> Exercise prompt:
From the records below, copy every line that contains the word "kPro".

> Input material:

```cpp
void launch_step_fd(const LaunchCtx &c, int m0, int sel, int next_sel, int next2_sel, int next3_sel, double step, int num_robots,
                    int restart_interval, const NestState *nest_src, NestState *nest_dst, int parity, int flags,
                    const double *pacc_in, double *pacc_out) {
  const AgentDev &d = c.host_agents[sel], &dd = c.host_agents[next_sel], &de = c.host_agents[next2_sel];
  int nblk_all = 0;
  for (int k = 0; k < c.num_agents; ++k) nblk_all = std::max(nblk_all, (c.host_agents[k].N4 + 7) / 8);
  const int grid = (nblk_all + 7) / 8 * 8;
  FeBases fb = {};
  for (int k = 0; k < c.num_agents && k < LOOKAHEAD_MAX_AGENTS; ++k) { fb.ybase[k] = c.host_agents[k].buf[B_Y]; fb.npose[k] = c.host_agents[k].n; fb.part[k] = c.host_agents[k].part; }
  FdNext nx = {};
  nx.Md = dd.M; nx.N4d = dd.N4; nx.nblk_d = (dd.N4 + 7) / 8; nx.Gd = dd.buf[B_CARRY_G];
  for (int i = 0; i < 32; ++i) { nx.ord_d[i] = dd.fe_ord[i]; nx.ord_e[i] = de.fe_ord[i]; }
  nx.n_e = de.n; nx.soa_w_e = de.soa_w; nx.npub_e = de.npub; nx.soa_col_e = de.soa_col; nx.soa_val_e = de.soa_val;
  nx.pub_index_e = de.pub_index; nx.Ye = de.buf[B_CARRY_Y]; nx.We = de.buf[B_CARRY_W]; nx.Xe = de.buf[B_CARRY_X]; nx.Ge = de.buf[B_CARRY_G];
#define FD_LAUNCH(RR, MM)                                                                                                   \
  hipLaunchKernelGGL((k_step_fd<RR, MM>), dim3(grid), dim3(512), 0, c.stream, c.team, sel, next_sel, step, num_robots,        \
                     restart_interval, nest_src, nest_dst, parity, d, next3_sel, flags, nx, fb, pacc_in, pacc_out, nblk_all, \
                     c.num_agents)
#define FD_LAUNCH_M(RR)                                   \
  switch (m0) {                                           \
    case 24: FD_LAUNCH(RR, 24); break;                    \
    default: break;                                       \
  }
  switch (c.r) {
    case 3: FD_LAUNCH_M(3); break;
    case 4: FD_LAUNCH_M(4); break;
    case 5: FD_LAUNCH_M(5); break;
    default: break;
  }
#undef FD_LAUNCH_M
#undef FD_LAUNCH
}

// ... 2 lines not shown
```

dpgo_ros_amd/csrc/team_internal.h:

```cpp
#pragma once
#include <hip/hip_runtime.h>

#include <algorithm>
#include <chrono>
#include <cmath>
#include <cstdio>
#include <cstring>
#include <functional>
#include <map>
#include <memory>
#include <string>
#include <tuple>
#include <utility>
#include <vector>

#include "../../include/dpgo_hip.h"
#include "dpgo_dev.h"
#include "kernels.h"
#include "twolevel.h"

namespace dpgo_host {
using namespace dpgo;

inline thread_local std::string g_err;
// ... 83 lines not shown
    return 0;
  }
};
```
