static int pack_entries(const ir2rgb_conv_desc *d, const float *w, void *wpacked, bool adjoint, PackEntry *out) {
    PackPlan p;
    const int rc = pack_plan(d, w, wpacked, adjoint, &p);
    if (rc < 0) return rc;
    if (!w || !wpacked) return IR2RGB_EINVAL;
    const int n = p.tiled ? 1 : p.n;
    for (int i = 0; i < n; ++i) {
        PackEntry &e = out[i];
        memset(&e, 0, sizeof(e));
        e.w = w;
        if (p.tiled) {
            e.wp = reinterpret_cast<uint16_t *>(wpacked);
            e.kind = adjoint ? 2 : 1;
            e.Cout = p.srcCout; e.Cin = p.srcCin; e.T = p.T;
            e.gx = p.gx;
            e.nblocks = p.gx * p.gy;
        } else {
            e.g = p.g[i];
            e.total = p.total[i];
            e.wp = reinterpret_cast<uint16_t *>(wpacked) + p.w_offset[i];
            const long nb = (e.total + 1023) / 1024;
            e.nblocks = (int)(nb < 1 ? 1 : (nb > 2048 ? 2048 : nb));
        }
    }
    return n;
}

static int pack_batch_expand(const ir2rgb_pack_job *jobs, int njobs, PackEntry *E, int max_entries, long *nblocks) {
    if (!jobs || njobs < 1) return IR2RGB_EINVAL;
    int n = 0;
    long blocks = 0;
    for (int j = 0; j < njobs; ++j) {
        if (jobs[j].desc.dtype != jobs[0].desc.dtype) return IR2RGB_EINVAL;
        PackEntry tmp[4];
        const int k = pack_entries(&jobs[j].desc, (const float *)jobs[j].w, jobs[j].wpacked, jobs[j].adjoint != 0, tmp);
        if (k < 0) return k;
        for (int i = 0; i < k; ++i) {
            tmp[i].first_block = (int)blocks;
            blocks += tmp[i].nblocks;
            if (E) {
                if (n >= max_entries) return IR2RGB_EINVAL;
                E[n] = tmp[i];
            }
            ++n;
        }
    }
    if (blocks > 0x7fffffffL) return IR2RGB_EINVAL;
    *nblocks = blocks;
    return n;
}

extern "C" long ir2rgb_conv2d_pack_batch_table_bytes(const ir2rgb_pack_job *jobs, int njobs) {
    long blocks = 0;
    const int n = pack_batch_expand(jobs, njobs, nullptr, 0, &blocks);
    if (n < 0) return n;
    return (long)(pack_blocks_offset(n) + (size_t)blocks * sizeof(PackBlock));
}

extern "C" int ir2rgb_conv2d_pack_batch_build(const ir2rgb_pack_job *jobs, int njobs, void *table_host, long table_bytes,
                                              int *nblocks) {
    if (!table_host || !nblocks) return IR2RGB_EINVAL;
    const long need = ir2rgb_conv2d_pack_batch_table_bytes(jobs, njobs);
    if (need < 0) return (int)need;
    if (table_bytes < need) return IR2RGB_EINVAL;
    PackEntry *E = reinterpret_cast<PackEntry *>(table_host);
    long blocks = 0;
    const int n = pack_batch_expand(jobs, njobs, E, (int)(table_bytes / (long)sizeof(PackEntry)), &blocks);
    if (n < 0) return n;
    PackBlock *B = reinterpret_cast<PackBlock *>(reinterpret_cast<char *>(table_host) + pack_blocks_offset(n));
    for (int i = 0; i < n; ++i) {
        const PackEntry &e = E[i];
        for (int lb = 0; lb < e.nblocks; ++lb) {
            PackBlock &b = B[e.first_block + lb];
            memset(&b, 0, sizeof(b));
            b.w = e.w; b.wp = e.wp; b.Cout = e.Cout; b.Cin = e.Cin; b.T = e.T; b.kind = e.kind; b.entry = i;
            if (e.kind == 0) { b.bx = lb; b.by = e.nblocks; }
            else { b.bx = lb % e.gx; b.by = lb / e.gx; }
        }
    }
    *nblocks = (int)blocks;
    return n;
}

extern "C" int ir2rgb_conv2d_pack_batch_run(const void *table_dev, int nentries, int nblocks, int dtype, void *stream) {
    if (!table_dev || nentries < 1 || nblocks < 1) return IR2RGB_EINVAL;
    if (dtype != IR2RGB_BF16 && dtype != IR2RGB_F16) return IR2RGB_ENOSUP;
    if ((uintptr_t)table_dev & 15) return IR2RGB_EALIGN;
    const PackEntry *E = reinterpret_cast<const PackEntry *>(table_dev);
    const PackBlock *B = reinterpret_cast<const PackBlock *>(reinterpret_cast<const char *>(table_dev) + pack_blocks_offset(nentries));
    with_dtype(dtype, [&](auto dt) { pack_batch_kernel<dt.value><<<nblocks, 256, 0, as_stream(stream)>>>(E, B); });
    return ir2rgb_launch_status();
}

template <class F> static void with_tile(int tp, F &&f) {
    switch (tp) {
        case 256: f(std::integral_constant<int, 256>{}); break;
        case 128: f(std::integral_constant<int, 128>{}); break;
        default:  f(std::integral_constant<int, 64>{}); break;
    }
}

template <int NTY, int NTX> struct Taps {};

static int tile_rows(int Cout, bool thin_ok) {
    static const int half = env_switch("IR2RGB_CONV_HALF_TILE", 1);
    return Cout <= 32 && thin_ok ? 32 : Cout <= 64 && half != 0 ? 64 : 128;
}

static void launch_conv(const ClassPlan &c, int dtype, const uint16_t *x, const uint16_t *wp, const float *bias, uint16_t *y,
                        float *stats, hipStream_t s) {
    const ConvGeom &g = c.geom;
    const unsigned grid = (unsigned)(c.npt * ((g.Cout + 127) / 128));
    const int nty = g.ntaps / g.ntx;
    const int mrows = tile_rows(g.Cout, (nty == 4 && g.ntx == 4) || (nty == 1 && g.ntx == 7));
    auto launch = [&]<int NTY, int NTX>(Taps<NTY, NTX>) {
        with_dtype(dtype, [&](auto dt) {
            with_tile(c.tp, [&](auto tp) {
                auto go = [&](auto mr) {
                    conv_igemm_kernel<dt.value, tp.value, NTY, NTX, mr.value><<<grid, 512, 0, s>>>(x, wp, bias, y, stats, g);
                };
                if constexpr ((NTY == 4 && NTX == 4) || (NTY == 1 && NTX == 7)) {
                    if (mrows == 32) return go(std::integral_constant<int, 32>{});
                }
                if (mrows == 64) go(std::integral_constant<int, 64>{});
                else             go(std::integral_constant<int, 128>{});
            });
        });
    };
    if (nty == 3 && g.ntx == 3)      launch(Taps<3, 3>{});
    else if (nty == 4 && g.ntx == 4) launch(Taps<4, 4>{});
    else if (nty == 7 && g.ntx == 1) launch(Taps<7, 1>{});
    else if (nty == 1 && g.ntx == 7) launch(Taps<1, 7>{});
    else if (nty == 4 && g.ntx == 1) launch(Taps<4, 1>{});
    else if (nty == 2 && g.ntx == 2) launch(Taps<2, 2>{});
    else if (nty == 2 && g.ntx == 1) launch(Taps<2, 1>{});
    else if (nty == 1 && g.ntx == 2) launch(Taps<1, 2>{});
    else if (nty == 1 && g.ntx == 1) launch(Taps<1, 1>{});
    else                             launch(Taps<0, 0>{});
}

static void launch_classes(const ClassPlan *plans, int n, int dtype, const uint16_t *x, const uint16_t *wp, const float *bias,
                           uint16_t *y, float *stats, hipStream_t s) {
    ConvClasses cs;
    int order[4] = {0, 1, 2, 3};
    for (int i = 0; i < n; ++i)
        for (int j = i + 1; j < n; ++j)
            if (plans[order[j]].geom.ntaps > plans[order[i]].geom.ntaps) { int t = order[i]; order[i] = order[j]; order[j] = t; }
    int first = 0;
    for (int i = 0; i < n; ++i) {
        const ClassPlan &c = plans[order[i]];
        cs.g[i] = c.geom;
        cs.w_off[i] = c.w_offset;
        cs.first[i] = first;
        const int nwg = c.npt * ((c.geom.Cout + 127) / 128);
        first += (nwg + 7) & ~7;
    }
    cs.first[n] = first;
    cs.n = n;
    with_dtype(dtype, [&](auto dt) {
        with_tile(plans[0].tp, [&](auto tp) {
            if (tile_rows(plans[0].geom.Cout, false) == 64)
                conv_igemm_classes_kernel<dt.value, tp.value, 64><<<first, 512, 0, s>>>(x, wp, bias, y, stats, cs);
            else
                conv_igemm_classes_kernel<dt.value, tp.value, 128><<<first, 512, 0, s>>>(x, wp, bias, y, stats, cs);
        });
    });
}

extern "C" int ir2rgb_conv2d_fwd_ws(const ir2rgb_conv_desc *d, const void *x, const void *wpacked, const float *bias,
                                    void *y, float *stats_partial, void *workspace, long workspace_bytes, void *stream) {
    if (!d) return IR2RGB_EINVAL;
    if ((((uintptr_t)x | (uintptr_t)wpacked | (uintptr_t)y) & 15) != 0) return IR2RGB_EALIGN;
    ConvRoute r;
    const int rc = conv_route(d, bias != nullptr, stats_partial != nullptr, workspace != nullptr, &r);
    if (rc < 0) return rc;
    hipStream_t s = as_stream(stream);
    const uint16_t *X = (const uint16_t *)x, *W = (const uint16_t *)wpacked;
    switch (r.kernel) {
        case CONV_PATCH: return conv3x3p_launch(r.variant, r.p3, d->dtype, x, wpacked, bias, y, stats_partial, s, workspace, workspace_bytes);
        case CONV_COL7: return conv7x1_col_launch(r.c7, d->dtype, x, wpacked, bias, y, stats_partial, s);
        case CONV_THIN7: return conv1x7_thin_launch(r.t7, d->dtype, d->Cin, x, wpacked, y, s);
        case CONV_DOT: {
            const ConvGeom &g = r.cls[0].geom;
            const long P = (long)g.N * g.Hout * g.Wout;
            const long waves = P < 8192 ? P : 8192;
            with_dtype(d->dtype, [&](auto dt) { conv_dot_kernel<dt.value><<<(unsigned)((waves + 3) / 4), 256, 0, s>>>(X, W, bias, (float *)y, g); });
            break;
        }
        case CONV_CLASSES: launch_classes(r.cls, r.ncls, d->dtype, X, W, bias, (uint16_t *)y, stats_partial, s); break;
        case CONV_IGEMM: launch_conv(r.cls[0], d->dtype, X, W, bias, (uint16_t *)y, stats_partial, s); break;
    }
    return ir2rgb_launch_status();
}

---

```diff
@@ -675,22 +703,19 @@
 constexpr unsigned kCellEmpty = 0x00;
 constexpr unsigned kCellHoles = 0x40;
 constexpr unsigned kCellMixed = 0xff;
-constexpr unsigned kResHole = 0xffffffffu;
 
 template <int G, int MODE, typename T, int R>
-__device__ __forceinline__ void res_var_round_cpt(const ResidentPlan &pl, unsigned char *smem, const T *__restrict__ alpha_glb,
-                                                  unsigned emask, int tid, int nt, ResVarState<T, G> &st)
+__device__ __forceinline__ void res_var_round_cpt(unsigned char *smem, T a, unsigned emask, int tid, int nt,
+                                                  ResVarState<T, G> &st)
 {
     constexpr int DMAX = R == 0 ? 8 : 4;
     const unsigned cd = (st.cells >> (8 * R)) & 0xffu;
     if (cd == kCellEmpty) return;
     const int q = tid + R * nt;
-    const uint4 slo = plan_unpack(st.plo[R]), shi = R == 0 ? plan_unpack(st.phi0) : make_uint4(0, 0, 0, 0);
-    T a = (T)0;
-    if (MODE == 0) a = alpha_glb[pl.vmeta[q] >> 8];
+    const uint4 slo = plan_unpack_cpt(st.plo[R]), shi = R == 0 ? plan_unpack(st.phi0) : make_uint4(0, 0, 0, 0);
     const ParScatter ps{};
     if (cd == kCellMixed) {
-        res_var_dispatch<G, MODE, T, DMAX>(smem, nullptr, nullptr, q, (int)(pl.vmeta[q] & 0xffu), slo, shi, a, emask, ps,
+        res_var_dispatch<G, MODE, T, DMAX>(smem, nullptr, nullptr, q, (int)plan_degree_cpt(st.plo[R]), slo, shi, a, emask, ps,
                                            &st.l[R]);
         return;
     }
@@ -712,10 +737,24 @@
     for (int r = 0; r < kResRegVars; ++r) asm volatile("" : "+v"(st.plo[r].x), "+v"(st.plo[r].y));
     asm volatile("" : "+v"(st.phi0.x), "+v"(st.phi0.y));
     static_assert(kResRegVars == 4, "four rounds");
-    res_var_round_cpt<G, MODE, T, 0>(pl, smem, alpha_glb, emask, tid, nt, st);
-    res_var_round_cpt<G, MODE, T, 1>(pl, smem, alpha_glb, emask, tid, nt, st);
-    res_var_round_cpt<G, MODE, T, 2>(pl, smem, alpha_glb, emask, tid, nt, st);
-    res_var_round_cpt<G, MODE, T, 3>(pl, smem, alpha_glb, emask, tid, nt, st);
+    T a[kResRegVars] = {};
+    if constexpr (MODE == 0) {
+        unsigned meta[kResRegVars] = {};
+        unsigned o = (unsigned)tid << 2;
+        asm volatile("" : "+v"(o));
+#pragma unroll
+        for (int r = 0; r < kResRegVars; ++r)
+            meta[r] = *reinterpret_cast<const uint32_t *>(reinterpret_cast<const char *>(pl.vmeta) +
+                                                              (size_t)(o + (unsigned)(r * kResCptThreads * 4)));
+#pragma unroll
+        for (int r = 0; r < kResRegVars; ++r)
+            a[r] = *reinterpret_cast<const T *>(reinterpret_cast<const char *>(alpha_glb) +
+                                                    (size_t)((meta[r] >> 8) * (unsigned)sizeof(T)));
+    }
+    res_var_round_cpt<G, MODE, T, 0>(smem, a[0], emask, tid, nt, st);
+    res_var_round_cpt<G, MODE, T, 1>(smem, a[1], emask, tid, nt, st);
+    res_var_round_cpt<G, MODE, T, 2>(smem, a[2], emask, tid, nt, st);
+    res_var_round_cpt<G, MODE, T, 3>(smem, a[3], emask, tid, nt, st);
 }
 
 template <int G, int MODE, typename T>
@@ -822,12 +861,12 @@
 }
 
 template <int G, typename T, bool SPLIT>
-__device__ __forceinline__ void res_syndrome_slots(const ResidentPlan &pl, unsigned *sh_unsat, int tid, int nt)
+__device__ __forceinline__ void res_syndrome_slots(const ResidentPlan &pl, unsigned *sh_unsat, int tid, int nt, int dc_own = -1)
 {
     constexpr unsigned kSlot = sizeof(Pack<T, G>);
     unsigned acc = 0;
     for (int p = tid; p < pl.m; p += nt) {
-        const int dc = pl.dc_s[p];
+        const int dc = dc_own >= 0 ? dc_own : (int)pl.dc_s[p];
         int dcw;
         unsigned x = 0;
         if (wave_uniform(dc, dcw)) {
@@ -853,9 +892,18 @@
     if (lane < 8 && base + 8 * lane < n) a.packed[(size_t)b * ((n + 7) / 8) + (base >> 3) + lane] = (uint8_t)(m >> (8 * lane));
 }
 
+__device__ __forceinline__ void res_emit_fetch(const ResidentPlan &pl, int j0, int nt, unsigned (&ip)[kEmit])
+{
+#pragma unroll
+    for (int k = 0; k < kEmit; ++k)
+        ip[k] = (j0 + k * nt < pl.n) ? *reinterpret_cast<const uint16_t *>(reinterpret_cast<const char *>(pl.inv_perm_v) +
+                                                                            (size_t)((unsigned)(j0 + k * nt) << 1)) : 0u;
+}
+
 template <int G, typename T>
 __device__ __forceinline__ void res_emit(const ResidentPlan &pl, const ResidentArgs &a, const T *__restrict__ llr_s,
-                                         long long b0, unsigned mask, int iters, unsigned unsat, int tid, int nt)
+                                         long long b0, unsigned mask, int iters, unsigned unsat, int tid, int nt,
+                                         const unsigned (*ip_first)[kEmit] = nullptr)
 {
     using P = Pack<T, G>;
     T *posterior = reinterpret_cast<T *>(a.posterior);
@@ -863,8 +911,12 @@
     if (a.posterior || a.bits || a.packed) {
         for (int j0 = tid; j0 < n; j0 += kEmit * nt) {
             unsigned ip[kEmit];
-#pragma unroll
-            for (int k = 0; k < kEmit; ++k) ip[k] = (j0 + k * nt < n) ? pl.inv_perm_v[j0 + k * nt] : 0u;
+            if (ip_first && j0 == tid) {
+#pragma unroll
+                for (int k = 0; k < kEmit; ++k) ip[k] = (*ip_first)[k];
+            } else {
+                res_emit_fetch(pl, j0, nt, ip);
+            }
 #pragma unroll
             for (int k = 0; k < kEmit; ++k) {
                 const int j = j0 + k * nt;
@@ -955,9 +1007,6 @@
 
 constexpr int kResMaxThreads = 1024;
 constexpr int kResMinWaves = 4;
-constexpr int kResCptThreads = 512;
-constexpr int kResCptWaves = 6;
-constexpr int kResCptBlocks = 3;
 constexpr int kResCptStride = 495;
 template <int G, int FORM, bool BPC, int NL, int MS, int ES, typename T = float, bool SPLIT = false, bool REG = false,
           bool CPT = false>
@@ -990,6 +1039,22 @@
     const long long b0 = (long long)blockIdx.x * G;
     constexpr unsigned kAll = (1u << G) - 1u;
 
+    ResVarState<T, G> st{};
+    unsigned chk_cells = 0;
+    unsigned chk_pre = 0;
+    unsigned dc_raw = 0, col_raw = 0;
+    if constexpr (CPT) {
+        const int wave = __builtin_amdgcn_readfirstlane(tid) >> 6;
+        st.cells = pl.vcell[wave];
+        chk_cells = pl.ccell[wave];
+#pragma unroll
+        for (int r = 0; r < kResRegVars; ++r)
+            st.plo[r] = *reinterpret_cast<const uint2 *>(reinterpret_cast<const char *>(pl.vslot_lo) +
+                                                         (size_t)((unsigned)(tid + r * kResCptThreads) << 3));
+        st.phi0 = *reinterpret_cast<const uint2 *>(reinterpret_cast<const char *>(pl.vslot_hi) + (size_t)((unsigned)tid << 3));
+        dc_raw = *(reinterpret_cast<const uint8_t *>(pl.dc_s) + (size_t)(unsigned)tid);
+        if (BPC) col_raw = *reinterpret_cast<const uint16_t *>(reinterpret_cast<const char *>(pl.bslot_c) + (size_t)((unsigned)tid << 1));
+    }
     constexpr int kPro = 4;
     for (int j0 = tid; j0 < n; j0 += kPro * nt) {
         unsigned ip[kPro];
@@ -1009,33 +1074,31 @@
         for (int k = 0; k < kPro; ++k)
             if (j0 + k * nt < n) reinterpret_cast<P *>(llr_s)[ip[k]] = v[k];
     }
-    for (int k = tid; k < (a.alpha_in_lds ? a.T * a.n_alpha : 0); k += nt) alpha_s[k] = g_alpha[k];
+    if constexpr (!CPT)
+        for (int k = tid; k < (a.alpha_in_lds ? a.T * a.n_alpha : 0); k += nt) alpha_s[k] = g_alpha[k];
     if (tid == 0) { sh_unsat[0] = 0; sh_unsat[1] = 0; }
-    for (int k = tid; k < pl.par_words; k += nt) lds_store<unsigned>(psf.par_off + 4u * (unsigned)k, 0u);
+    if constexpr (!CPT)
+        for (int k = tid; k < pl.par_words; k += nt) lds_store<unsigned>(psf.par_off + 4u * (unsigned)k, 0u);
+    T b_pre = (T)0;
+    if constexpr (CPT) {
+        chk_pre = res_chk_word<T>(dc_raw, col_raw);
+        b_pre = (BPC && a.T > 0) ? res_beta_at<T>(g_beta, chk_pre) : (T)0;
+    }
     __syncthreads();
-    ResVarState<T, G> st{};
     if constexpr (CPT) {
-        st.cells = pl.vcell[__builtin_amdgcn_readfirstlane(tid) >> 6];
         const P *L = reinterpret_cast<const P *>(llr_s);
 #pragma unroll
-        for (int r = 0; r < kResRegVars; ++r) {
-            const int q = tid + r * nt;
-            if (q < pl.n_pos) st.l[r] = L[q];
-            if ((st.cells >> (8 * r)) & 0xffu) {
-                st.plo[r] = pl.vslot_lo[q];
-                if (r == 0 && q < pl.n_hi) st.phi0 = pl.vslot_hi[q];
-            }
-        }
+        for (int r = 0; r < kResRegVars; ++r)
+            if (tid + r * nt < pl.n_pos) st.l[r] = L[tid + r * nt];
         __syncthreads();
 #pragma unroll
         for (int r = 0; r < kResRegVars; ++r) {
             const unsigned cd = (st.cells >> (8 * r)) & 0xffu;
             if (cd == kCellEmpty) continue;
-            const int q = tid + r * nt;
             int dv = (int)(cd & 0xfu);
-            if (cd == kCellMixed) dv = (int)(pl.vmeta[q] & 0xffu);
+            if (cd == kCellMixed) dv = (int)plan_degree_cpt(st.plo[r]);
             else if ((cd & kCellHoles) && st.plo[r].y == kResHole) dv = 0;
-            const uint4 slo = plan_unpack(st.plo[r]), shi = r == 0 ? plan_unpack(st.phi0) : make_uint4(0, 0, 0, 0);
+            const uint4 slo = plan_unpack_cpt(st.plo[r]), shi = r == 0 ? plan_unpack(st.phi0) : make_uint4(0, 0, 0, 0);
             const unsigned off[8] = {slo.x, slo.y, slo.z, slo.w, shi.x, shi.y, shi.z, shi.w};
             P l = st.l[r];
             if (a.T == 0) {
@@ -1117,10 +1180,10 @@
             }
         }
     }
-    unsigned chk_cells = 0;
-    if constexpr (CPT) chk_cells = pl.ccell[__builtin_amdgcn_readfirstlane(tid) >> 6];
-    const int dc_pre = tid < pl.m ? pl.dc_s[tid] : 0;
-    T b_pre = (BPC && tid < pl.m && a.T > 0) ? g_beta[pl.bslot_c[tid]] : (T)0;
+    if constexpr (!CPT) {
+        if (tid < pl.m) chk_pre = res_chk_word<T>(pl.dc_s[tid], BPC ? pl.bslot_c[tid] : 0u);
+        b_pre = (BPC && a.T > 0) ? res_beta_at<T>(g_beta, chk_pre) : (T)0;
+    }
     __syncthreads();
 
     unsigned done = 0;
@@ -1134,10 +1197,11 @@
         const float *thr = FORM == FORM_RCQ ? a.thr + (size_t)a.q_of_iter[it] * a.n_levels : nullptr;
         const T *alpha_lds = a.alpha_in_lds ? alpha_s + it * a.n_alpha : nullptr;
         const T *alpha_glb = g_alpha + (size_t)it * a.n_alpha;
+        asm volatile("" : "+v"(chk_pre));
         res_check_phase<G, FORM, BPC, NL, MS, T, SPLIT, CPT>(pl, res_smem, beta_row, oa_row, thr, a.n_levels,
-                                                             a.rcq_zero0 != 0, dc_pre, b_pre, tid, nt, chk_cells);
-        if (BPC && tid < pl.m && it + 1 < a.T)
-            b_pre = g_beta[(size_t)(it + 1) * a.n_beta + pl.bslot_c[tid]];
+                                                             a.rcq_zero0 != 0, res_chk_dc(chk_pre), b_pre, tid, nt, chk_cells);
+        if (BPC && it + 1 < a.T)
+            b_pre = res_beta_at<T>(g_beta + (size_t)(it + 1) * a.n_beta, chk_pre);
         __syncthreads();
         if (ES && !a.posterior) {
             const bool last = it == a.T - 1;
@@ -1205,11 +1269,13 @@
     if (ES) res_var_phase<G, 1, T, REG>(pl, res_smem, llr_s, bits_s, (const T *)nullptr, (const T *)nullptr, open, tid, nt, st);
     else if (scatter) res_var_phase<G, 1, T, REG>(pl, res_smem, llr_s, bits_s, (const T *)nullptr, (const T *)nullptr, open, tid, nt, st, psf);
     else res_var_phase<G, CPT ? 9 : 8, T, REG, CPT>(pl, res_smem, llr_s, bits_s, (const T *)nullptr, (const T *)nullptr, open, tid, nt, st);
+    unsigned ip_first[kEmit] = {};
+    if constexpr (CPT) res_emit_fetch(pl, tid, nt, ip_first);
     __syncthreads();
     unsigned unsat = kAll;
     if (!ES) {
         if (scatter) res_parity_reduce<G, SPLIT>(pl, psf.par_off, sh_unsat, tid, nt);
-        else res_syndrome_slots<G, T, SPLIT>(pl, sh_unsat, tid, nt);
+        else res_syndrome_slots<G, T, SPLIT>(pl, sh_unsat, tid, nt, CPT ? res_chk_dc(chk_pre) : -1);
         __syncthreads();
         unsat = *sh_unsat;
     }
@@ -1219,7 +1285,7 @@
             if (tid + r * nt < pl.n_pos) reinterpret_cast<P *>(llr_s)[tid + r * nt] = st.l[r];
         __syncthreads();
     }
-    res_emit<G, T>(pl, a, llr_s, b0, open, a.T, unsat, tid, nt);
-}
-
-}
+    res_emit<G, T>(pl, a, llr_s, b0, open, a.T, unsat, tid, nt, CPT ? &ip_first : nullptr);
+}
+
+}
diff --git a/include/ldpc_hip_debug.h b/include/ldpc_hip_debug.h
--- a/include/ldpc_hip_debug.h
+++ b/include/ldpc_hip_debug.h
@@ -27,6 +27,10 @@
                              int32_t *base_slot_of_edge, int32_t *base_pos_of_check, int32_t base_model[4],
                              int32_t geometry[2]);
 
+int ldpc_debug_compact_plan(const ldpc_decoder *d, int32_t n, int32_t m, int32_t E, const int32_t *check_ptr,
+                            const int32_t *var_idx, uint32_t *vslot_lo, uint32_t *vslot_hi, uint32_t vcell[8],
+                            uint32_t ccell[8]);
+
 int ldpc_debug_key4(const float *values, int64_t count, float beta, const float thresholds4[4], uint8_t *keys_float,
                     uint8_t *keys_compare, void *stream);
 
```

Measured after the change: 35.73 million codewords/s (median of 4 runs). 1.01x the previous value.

> Expected answer:
     constexpr int kPro = 4;
     for (int j0 = tid; j0 < n; j0 += kPro * nt) {
         unsigned ip[kPro];
         for (int k = 0; k < kPro; ++k)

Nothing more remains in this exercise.